***** INFORMATION PROVIDED
@@ -481,10 +507,10 @@
     if constexpr (AH && S + 1 < NS) g1 = lx_fr<T, ROT, PAR, 2 * S + 3>(s), g2 = lx_fr<T, ROT, PAR, 2 * S + 4>(s);
     constexpr int D = UP ? -1 : 1;
     if constexpr (CASE == CAVITY) {
-      lx_row<ROT, PAR ^ 1, 0, MODE, EDGE, false, lx_res_row<MODE, T, 2 * S + 1, NS>(), UP>(
+      lx_row<ROT, PAR ^ 1, 0, MODE, EDGE, false, lx_res_row<MODE, T, 2 * S + 1, NS>(), UP, PL>(
           x, lc, cl.cc, s.w[S], R + D * (2 * S + 1), 2 * S + 1, act, f1, exi);
-      lx_row<ROT, PAR, 1, MODE, EDGE, S == NS - 1, lx_res_row<MODE, T, 2 * S + 2, NS>(), UP>(
-          x, lc, cl.cc, s.w[S], R + D * (2 * S + 2), 2 * S + 2, act, f2, exi);
+      lx_row<ROT, PAR, 1, MODE, EDGE, S == NS - 1, lx_res_row<MODE, T, 2 * S + 2, NS>(), UP, PL>(
+          x, lc, cl.cc, s.w[S], R + D * (2 * S + 2), 2 * S + 2, act, f2, exi, (PL & LX_PL_ROWS) ? s.sp + s.so : nullptr);
     } else {
       lxo_row<CASE, ROT, PAR ^ 1, 0, MODE, EDGE, RC, false, lx_res_row<MODE, T, 2 * S + 1, NS>(), S == 0, false, UP>(
           x, lc, L, cl.oc, s.w[S], R + D * (2 * S + 1), 2 * S + 1, act, f1, exi, s.d);
@@ -494,11 +520,12 @@
           x, lc, L, cl.oc, s.w[S], R + D * (2 * S + 2), 2 * S + 2, act, f2, exi, s.d, nxt);
     }
     if constexpr (S + 1 < NS) s.w[S + 1][LX_SLOT(2 * S + 2)] = s.w[S][LX_SLOT(2 * S + 2)];
-    lx_sweeps<CASE, S + 1, NS, T, ROT, PAR, MODE, EDGE, RC, UP, LR>(x, lc, L, cl, s, R, act, exi, g1, g2);
-  }
-}
-
-template <int CASE, int NS, int T, int ROT, int PAR, int MODE, bool EDGE, bool RC, bool UP = false, bool LR = false>
+    lx_sweeps<CASE, S + 1, NS, T, ROT, PAR, MODE, EDGE, RC, UP, PL, LR>(x, lc, L, cl, s, R, act, exi, g1, g2);
+  }
+}
+
+template <int CASE, int NS, int T, int ROT, int PAR, int MODE, bool EDGE, bool RC, bool UP = false, int PL = 0,
+          bool LR = false>
 __device__ __forceinline__ void lx_step(const WaveCtx<CAVITY>& x, const LexCtx& lc, const LexCtl& L,
                                         const LxCols<CASE>& cl, LexRun<NS, LR>& s, int R, unsigned long long bit) {
   constexpr int D = UP ? -1 : 1;
@@ -509,11 +536,20 @@
   } else {
     s.fr[LX_S10(1)] = s.nf[LX_SLOT(0)];
   }
-  s.np[LX_SLOT(-4)] = lx_ld(x, x.pin, R - 4 * D);
-  s.nf[LX_SLOT(-4)] = lx_ld(x, x.f, R - 3 * D);
+  if constexpr ((PL & LX_PL_ROWS) != 0) {
+    const ptrdiff_t ds = -(ptrdiff_t)D * (ptrdiff_t)x.g.pitch * (ptrdiff_t)sizeof(double);
+    s.np[LX_SLOT(-4)] = *reinterpret_cast<const double2*>(s.lp + s.go);
+    s.nf[LX_SLOT(-4)] = *reinterpret_cast<const double2*>(s.lf + s.go);
+    s.lp += ds;
+    s.lf += ds;
+  } else {
+    s.np[LX_SLOT(-4)] = lx_ld(x, x.pin, R - 4 * D);
+    s.nf[LX_SLOT(-4)] = lx_ld(x, x.f, R - 3 * D);
+  }
   int exi = 0;
   const LxAct act = lx_act<MODE, CASE == BACKSTEP && EDGE && RC>(lc, x.gi, R);
-  lx_sweeps<CASE, 0, NS, T, ROT, PAR, MODE, EDGE, RC, UP, LR>(x, lc, L, cl, s, R, act, exi);
+  lx_sweeps<CASE, 0, NS, T, ROT, PAR, MODE, EDGE, RC, UP, PL, LR>(x, lc, L, cl, s, R, act, exi);
+  if constexpr ((PL & LX_PL_ROWS) != 0) s.sp -= (ptrdiff_t)D * (ptrdiff_t)x.g.pitch * (ptrdiff_t)sizeof(double);
   if constexpr (UP) return;
   if constexpr (!lx_res_step<MODE, T, NS>()) return;
   s.mask |= exi ? bit : 0ull;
**********
TASK DIRECTIONS: The records shown above are to be retyped exactly, with none omitted.

RESULT OF THE EXERCISE:
@@ -481,10 +507,10 @@
     if constexpr (AH && S + 1 < NS) g1 = lx_fr<T, ROT, PAR, 2 * S + 3>(s), g2 = lx_fr<T, ROT, PAR, 2 * S + 4>(s);
     constexpr int D = UP ? -1 : 1;
     if constexpr (CASE == CAVITY) {
-      lx_row<ROT, PAR ^ 1, 0, MODE, EDGE, false, lx_res_row<MODE, T, 2 * S + 1, NS>(), UP>(
+      lx_row<ROT, PAR ^ 1, 0, MODE, EDGE, false, lx_res_row<MODE, T, 2 * S + 1, NS>(), UP, PL>(
           x, lc, cl.cc, s.w[S], R + D * (2 * S + 1), 2 * S + 1, act, f1, exi);
-      lx_row<ROT, PAR, 1, MODE, EDGE, S == NS - 1, lx_res_row<MODE, T, 2 * S + 2, NS>(), UP>(
-          x, lc, cl.cc, s.w[S], R + D * (2 * S + 2), 2 * S + 2, act, f2, exi);
+      lx_row<ROT, PAR, 1, MODE, EDGE, S == NS - 1, lx_res_row<MODE, T, 2 * S + 2, NS>(), UP, PL>(
+          x, lc, cl.cc, s.w[S], R + D * (2 * S + 2), 2 * S + 2, act, f2, exi, (PL & LX_PL_ROWS) ? s.sp + s.so : nullptr);
     } else {
       lxo_row<CASE, ROT, PAR ^ 1, 0, MODE, EDGE, RC, false, lx_res_row<MODE, T, 2 * S + 1, NS>(), S == 0, false, UP>(
           x, lc, L, cl.oc, s.w[S], R + D * (2 * S + 1), 2 * S + 1, act, f1, exi, s.d);
@@ -494,11 +520,12 @@
           x, lc, L, cl.oc, s.w[S], R + D * (2 * S + 2), 2 * S + 2, act, f2, exi, s.d, nxt);
     }
     if constexpr (S + 1 < NS) s.w[S + 1][LX_SLOT(2 * S + 2)] = s.w[S][LX_SLOT(2 * S + 2)];
-    lx_sweeps<CASE, S + 1, NS, T, ROT, PAR, MODE, EDGE, RC, UP, LR>(x, lc, L, cl, s, R, act, exi, g1, g2);
-  }
-}
-
-template <int CASE, int NS, int T, int ROT, int PAR, int MODE, bool EDGE, bool RC, bool UP = false, bool LR = false>
+    lx_sweeps<CASE, S + 1, NS, T, ROT, PAR, MODE, EDGE, RC, UP, PL, LR>(x, lc, L, cl, s, R, act, exi, g1, g2);
+  }
+}
+
+template <int CASE, int NS, int T, int ROT, int PAR, int MODE, bool EDGE, bool RC, bool UP = false, int PL = 0,
+          bool LR = false>
 __device__ __forceinline__ void lx_step(const WaveCtx<CAVITY>& x, const LexCtx& lc, const LexCtl& L,
                                         const LxCols<CASE>& cl, LexRun<NS, LR>& s, int R, unsigned long long bit) {
   constexpr int D = UP ? -1 : 1;
@@ -509,11 +536,20 @@
   } else {
     s.fr[LX_S10(1)] = s.nf[LX_SLOT(0)];
   }
-  s.np[LX_SLOT(-4)] = lx_ld(x, x.pin, R - 4 * D);
-  s.nf[LX_SLOT(-4)] = lx_ld(x, x.f, R - 3 * D);
+  if constexpr ((PL & LX_PL_ROWS) != 0) {
+    const ptrdiff_t ds = -(ptrdiff_t)D * (ptrdiff_t)x.g.pitch * (ptrdiff_t)sizeof(double);
+    s.np[LX_SLOT(-4)] = *reinterpret_cast<const double2*>(s.lp + s.go);
+    s.nf[LX_SLOT(-4)] = *reinterpret_cast<const double2*>(s.lf + s.go);
+    s.lp += ds;
+    s.lf += ds;
+  } else {
+    s.np[LX_SLOT(-4)] = lx_ld(x, x.pin, R - 4 * D);
+    s.nf[LX_SLOT(-4)] = lx_ld(x, x.f, R - 3 * D);
+  }
   int exi = 0;
   const LxAct act = lx_act<MODE, CASE == BACKSTEP && EDGE && RC>(lc, x.gi, R);
-  lx_sweeps<CASE, 0, NS, T, ROT, PAR, MODE, EDGE, RC, UP, LR>(x, lc, L, cl, s, R, act, exi);
+  lx_sweeps<CASE, 0, NS, T, ROT, PAR, MODE, EDGE, RC, UP, PL, LR>(x, lc, L, cl, s, R, act, exi);
+  if constexpr ((PL & LX_PL_ROWS) != 0) s.sp -= (ptrdiff_t)D * (ptrdiff_t)x.g.pitch * (ptrdiff_t)sizeof(double);
   if constexpr (UP) return;
   if constexpr (!lx_res_step<MODE, T, NS>()) return;
   s.mask |= exi ? bit : 0ull;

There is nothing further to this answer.